__global__ __launch_bounds__(512, 1) void gemm_nt_f16x2_cc_kernel(GemmGroup grp) {
    extern __shared__ __attribute__((aligned(16))) unsigned short lds[];
    const long gtotal = grp.first[grp.n], per = (gtotal + 7) / 8;
    const long vg = (long)(blockIdx.x & 7) * per + (blockIdx.x >> 3);
    if ((long)(blockIdx.x >> 3) >= per || vg >= gtotal) return;
    int gi = 0;
    while (gi + 1 < grp.n && vg >= grp.first[gi + 1]) ++gi;
    const long v = vg - grp.first[gi];
    const GemmArgs g = grp.g[gi];
    unsigned char *sctab = reinterpret_cast<unsigned char *>(lds + 2 * STAGE);
    int *klds = reinterpret_cast<int *>(sctab + CC2_MAXSEG * BM);
    const int tid = threadIdx.x, lane = tid & 63, wave = __builtin_amdgcn_readfirstlane(tid >> 6);
    const int Q = g.permP ? BN / g.permP : BN, tilesL = g.permP ? g.permLin / Q : 0, ncol = g.permP ? g.N / g.permLin : 0;
    const int tilesM = (g.M + BM - 1) / BM, tilesN = g.permP ? (ncol + g.permP - 1) / g.permP * tilesL : (g.N + BN - 1) / BN, tiles = tilesM * tilesN;
    auto bcol = [&](int tn_, int v) __attribute__((always_inline)) {
        if (!g.permP) { const int n = tn_ * BN + v; return n < g.N ? n : -1; }
        const int c = (tn_ / tilesL) * g.permP + v / Q;
        return c < ncol ? c * g.permLin + (tn_ % tilesL) * Q + v % Q : -1;
    };
    const int t = (int)(v % tiles), z = (int)(v / tiles);
    const int tm = t % tilesM, tn = t / tilesM;
    const int b = z / g.splitK, sk = z % g.splitK;
    const int m0 = tm * BM;
    const float *bs = g.bscale;

    int nnear, nfar, seg0 = 0, nseg = 0;
    if (g.klist) {
        const int *kl = g.klist + (long)tn * g.klistStride;
        const int NN = kl[0], NF = kl[1];
        const int a0 = (int)((long)NN * sk / g.splitK), a1 = (int)((long)NN * (sk + 1) / g.splitK);
        const int f0 = (int)((long)NF * sk / g.splitK), f1 = (int)((long)NF * (sk + 1) / g.splitK);
        nnear = __builtin_amdgcn_readfirstlane(a1 - a0);
        nfar = __builtin_amdgcn_readfirstlane(f1 - f0);
        for (int e = tid; e < nnear; e += 512) klds[e] = kl[2 + a0 + e];
        for (int e = tid; e < nfar; e += 512) klds[nnear + e] = kl[2 + NN + f0 + e];
        if (bs) nseg = (g.K / g.segLinP) * g.segChunks;
    } else {
        const int Kper = g.K / g.splitK, kbeg = sk * Kper;
        nnear = Kper / BK;
        nfar = 0;
        if (bs) {
            seg0 = cc2_seg_of(kbeg, g.segLinP, g.segChunks);
            nseg = cc2_seg_of(kbeg + Kper - 1, g.segLinP, g.segChunks) - seg0 + 1;
        }
        for (int e = tid; e < nnear; e += 512) {
            const int k = kbeg + e * BK;
            klds[e] = (k / BK) | (bs ? ((k / g.segLinP) * g.segChunks + (k % g.segLinP) / 1024) << 16 : 0);
        }
    }
    for (int e = tid; e < nseg * BM; e += 512) {
        int row = m0 + (e & (BM - 1));
        row = row < g.M ? row : g.M - 1;
        sctab[e] = (unsigned char)(__float_as_uint(bs[(long)(seg0 + (e >> 8)) * g.M + row]) >> 23);
    }

    unsigned offA[2], offB[2];
    {
        const int chunk = (lane & 3) ^ ((-(lane >> 4)) & 3);
#pragma unroll
        for (int i = 0; i < 2; ++i) {
            int m = m0 + (wave + 8 * i) * 16 + (lane >> 2);
            m = m < g.M ? m : g.M - 1;
            offA[i] = (unsigned)(((long)m * g.lda + 8 * chunk) * 2);
            int n = bcol(tn, (wave + 8 * i) * 16 + (lane >> 2));
            n = n >= 0 ? n : g.N - 1;
            offB[i] = (unsigned)(((long)n * g.ldb + 8 * chunk) * 2);
        }
    }
    const char *baseA = cc2_uniform(reinterpret_cast<const char *>(g.A3 + (long)b * g.sA));
    const char *baseB = cc2_uniform(reinterpret_cast<const char *>(g.B16 + (long)b * g.sB));
    const long pA2 = g.pA3 * 2, pB2 = g.pB16 * 2;
    const unsigned ldsw = (unsigned)(size_t)lds + (unsigned)(wave * 16 * BK * 2);
    const unsigned kaddr = (unsigned)(size_t)klds;
    const int l15 = lane & 15, kc = lane >> 4;
    const int wm = wave >> 1, wn = wave & 1;
    f32x4v acc[4][8];
#pragma unroll
    for (int i = 0; i < 4; ++i)
#pragma unroll
        for (int j = 0; j < 8; ++j) acc[i][j] = f32x4v{0.f, 0.f, 0.f, 0.f};
    const unsigned ra0 = (unsigned)(size_t)lds + (unsigned)(((wm * 64 + l15) * BK + ((kc ^ ((-(l15 >> 2)) & 3)) * 8)) * 2);
    const unsigned fbd = (unsigned)((BM + wn * 128 - wm * 64) * BK * 2);
    const bool active = m0 + wm * 64 < g.M;
    const int srow = wm * 64 + 4 * kc;
    int seg = -1;

    f16x8 A[4][2], Bx[2][2], By[2][2];
#define CC_RD(dst_, addr_, off_) asm volatile("ds_read_b128 %0, %1 offset:%2" : "=v"(dst_) : "v"(addr_), "n"(off_))
#define CC_DMA(FAR_, ks_, st_)                                                                                         \
    {                                                                                                                  \
        const char *ka = baseA + (long)(ks_) * (BK * 2), *kb = baseB + (long)(ks_) * (BK * 2);                         \
        const unsigned ls = ldsw + stofs((FAR_), (st_));                                                               \
        _Pragma("unroll") for (int q = 0; q < ((FAR_) ? 1 : 2); ++q) {                                                 \
            _Pragma("unroll") for (int i = 0; i < 2; ++i) {                                                            \
                cc2_dma(ka + q * pA2, offA[i], ls + (q * PIECE + i * 128 * BK) * 2);                                   \
                cc2_dma(kb + q * pB2, offB[i], ls + (q * PIECE + (BM + i * 128) * BK) * 2);                            \
            }                                                                                                          \
        }                                                                                                              \
    }
    auto stofs = [](bool far, int s) __attribute__((always_inline)) {
        return far ? (unsigned)((s >> 1) * (STAGE * 2) + (s & 1) * (PIECE * 2)) : (unsigned)(s * (STAGE * 2));
    };
    __syncthreads();

    auto kloop = [&](auto far_tag, const int lb, const int n) __attribute__((always_inline)) {
        constexpr bool FAR = decltype(far_tag)::value;
        constexpr int D = FAR ? 4 : 2;
        if (n <= 0) return;
        int e[D];
#pragma unroll
        for (int s = 0; s < D; ++s) {
            e[s] = __builtin_amdgcn_readfirstlane(klds[lb + (s < n ? s : n - 1)]);
            CC_DMA(FAR, e[s] & 0xFFFF, s);
        }
        if (FAR) asm volatile("s_waitcnt vmcnt(12)" ::: "memory");
        else asm volatile("s_waitcnt vmcnt(8)" ::: "memory");
        __syncthreads();
        if (!active) {
            for (int kt = 0; kt < n; ++kt) {
                if (FAR) asm volatile("s_waitcnt vmcnt(8)\n\ts_barrier" ::: "memory");
                else asm volatile("s_waitcnt vmcnt(0)\n\ts_barrier" ::: "memory");
                const int ed = __builtin_amdgcn_readfirstlane(klds[lb + (kt + D < n ? kt + D : n - 1)]);
                CC_DMA(FAR, ed & 0xFFFF, kt & (D - 1));
            }
            asm volatile("s_waitcnt vmcnt(0)" ::: "memory");
            return;
        }
        unsigned ra = ra0, rb = ra0 + fbd;
        if (!(CC_EXP & 2)) {
#pragma unroll
            for (int i = 0; i < 4; ++i) {
                CC_RD(A[i][0], ra, 0 + 0);
                if (!FAR) CC_RD(A[i][1], ra, PIECE * 2);
                ra += 16 * BK * 2;
            }
            ra -= 4 * 16 * BK * 2;
            CC_RD(Bx[0][0], rb, 0); CC_RD(Bx[1][0], rb, 16 * BK * 2);
            if (!FAR) { CC_RD(Bx[0][1], rb, PIECE * 2); CC_RD(Bx[1][1], rb, PIECE * 2 + 16 * BK * 2); }
            asm volatile("s_waitcnt lgkmcnt(0)" : "+v"(A[0][0]), "+v"(A[0][1]), "+v"(A[1][0]), "+v"(A[1][1]), "+v"(A[2][0]), "+v"(A[2][1]), "+v"(A[3][0]),
                         "+v"(A[3][1]), "+v"(Bx[0][0]), "+v"(Bx[1][0]), "+v"(Bx[0][1]), "+v"(Bx[1][1]));
        }
        for (int kt = 0; kt < n; ++kt) {
            const int nseg_ = e[0] >> 16;
            if (bs && nseg_ != seg) {
                if (seg >= 0) {
                    const unsigned char *to = sctab + (seg - seg0) * BM + srow, *tn_ = sctab + (nseg_ - seg0) * BM + srow;
                    unsigned so[4], sn[4];
                    bool same = true;
#pragma unroll
                    for (int i = 0; i < 4; ++i) {
                        so[i] = *reinterpret_cast<const unsigned *>(to + i * 16);
                        sn[i] = *reinterpret_cast<const unsigned *>(tn_ + i * 16);
                        same = same && so[i] == sn[i];
                    }
                    if (__builtin_amdgcn_ballot_w64(!same) != 0ull) {
                        CC_MFMA_DRAIN();
#pragma unroll
                        for (int i = 0; i < 4; ++i) {
                            const f32x4v rt = {cc2_pow2_ratio(so[i] & 255u, sn[i] & 255u), cc2_pow2_ratio((so[i] >> 8) & 255u, (sn[i] >> 8) & 255u),
                                               cc2_pow2_ratio((so[i] >> 16) & 255u, (sn[i] >> 16) & 255u), cc2_pow2_ratio(so[i] >> 24, sn[i] >> 24)};
#pragma unroll
                            for (int j = 0; j < 8; ++j) acc[i][j] *= rt;
                            __builtin_amdgcn_sched_barrier(0);
                        }
                    }
                }
                seg = nseg_;
            }
            unsigned ev;
            asm volatile("ds_read_b32 %0, %1" : "=v"(ev) : "v"(kaddr + 4u * (unsigned)(lb + (kt + D < n ? kt + D : n - 1))));
            const char *kz = baseA;
            const unsigned ls2 = ldsw + stofs(FAR, kt & (D - 1));
            cc16_unit<0, false, FAR>(acc, A, Bx, By, ra, rb, kz, kz, pA2, pB2, offA, offB, ls2);
            asm volatile("s_waitcnt lgkmcnt(0)" : "+v"(By[0][0]), "+v"(By[1][0]), "+v"(By[0][1]), "+v"(By[1][1]), "+v"(ev));
            const int en = __builtin_amdgcn_readfirstlane((int)ev);
            const char *ka2 = baseA + (long)(en & 0xFFFF) * (BK * 2), *kb2 = baseB + (long)(en & 0xFFFF) * (BK * 2);
            cc16_unit<1, false, FAR>(acc, A, By, Bx, ra, rb, kz, kz, pA2, pB2, offA, offB, ls2);
            CC16_WAITB(0, Bx);
            cc16_unit<2, false, FAR>(acc, A, Bx, By, ra, rb, kz, kz, pA2, pB2, offA, offB, ls2);
            CC16_WAITB(0, By);
            if (FAR) asm volatile("s_waitcnt vmcnt(8)\n\ts_barrier" ::: "memory");
            else asm volatile("s_waitcnt vmcnt(0)\n\ts_barrier" ::: "memory");
            {
                const unsigned nx = stofs(FAR, (kt + 1) & (D - 1));
                ra = ra0 + nx; rb = ra0 + fbd + nx;
            }
            cc16_unit<3, true, FAR>(acc, A, By, Bx, ra, rb, ka2, kb2, pA2, pB2, offA, offB, ls2);
            if (FAR) { CC16_WAITB(1, Bx); }
            else { CC16_WAITB(2, Bx); }
#pragma unroll
            for (int s = 0; s + 1 < D; ++s) e[s] = e[s + 1];
            e[D - 1] = en;
        }
        asm volatile("s_waitcnt vmcnt(0) lgkmcnt(0)" ::: "memory");
    };
    kloop(std::false_type{}, 0, nnear);
    if (nfar > 0) {
        __syncthreads();
        kloop(std::true_type{}, nnear, nfar);
    }
    if (!active) return;
    CC_MFMA_DRAIN();
#undef CC_DMA
#undef CC_RD
    {
        char *Cb = reinterpret_cast<char *>(g.C + (long)b * g.sC + (long)sk * g.sCsplit + (long)m0 * g.ldc);
        int cj[8];
#pragma unroll
        for (int j = 0; j < 8; ++j) {
            const int c0 = bcol(tn, wn * 128 + j * 16);
            cj[j] = c0 >= 0 ? c0 + l15 : -1;
        }
        const unsigned ldc4 = (unsigned)(g.ldc * 4);
#pragma unroll
        for (int i = 0; i < 4; ++i) {
            float rsc[4];
#pragma unroll
            for (int r = 0; r < 4; ++r) {
                const int lr = srow + i * 16 + r;
                int row = m0 + lr;
                row = row < g.M ? row : g.M - 1;
                rsc[r] = bs ? (seg >= 0 ? __uint_as_float((unsigned)sctab[(seg - seg0) * BM + lr] << 23) : 1.f) : f16x2_scale(__uint_as_float(g.amax[(long)b * g.M + row]));
            }
#pragma unroll
            for (int r = 0; r < 4; ++r) {
                const int row = m0 + srow + i * 16 + r;
                const float sc = rsc[r] * g.sB16;
                const unsigned o_ = (unsigned)(srow + i * 16 + r) * ldc4;
#pragma unroll
                for (int j = 0; j < 8; ++j)
                    if (row < g.M && cj[j] >= 0 && cj[j] < g.N) *reinterpret_cast<float *>(Cb + (o_ + (unsigned)cj[j] * 4u)) = acc[i][j][r] * sc;
            }
        }
    }
}
#undef CC16_WAITB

# # # # #

Check each line of the data above for the string "stofs", and copy the ones that have it.

Result of this exercise
        const unsigned ls = ldsw + stofs((FAR_), (st_));                                                               \
    auto stofs = [](bool far, int s) __attribute__((always_inline)) {
            const unsigned ls2 = ldsw + stofs(FAR, kt & (D - 1));
                const unsigned nx = stofs(FAR, (kt + 1) & (D - 1));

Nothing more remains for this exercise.